>>>>>

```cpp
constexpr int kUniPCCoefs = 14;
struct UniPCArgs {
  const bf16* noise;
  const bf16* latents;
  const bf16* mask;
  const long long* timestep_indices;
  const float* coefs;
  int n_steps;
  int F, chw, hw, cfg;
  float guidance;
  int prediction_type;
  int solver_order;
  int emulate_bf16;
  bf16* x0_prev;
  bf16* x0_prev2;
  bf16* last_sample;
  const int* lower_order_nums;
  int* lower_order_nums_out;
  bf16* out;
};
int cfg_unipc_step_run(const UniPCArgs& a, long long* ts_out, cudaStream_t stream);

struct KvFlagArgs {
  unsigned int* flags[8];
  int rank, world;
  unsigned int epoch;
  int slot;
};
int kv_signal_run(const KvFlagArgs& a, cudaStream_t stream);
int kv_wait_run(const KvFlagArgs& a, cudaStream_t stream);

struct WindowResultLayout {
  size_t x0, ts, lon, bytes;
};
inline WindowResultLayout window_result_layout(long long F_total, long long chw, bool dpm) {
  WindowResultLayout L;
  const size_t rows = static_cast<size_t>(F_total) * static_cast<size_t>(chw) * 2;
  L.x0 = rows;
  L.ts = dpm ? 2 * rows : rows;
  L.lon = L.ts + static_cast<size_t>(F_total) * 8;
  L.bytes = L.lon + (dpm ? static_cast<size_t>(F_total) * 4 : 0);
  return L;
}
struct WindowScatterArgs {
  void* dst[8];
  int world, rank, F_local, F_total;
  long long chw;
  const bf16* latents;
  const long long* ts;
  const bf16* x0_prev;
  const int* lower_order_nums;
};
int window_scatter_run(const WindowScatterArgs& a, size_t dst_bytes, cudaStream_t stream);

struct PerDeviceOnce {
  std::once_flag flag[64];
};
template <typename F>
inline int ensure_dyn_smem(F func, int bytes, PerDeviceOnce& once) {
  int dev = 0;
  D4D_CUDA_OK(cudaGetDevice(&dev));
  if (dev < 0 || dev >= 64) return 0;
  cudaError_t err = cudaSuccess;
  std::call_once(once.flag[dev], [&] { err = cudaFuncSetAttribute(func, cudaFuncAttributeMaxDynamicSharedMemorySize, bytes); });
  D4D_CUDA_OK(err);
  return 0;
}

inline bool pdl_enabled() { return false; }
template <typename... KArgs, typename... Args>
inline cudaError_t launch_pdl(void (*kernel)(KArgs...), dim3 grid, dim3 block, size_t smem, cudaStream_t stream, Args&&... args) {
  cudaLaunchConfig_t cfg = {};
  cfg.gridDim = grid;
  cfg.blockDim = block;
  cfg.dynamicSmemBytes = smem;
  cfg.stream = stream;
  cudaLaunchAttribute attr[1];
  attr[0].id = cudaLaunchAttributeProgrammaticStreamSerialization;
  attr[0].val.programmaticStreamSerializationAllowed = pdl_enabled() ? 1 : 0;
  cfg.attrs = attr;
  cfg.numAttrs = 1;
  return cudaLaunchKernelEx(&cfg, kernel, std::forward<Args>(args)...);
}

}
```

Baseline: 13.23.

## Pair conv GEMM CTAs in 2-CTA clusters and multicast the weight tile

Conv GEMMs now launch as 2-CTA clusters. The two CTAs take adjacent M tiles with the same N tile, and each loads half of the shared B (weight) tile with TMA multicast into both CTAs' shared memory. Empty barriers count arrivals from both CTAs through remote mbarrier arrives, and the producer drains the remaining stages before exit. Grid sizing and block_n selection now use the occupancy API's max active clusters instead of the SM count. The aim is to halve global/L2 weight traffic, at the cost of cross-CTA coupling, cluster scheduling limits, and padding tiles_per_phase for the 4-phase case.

<<<<<

From the entries above, copy every line that holds the word "func".

inline int ensure_dyn_smem(F func, int bytes, PerDeviceOnce& once) {
  std::call_once(once.flag[dev], [&] { err = cudaFuncSetAttribute(func, cudaFuncAttributeMaxDynamicSharedMemorySize, bytes); });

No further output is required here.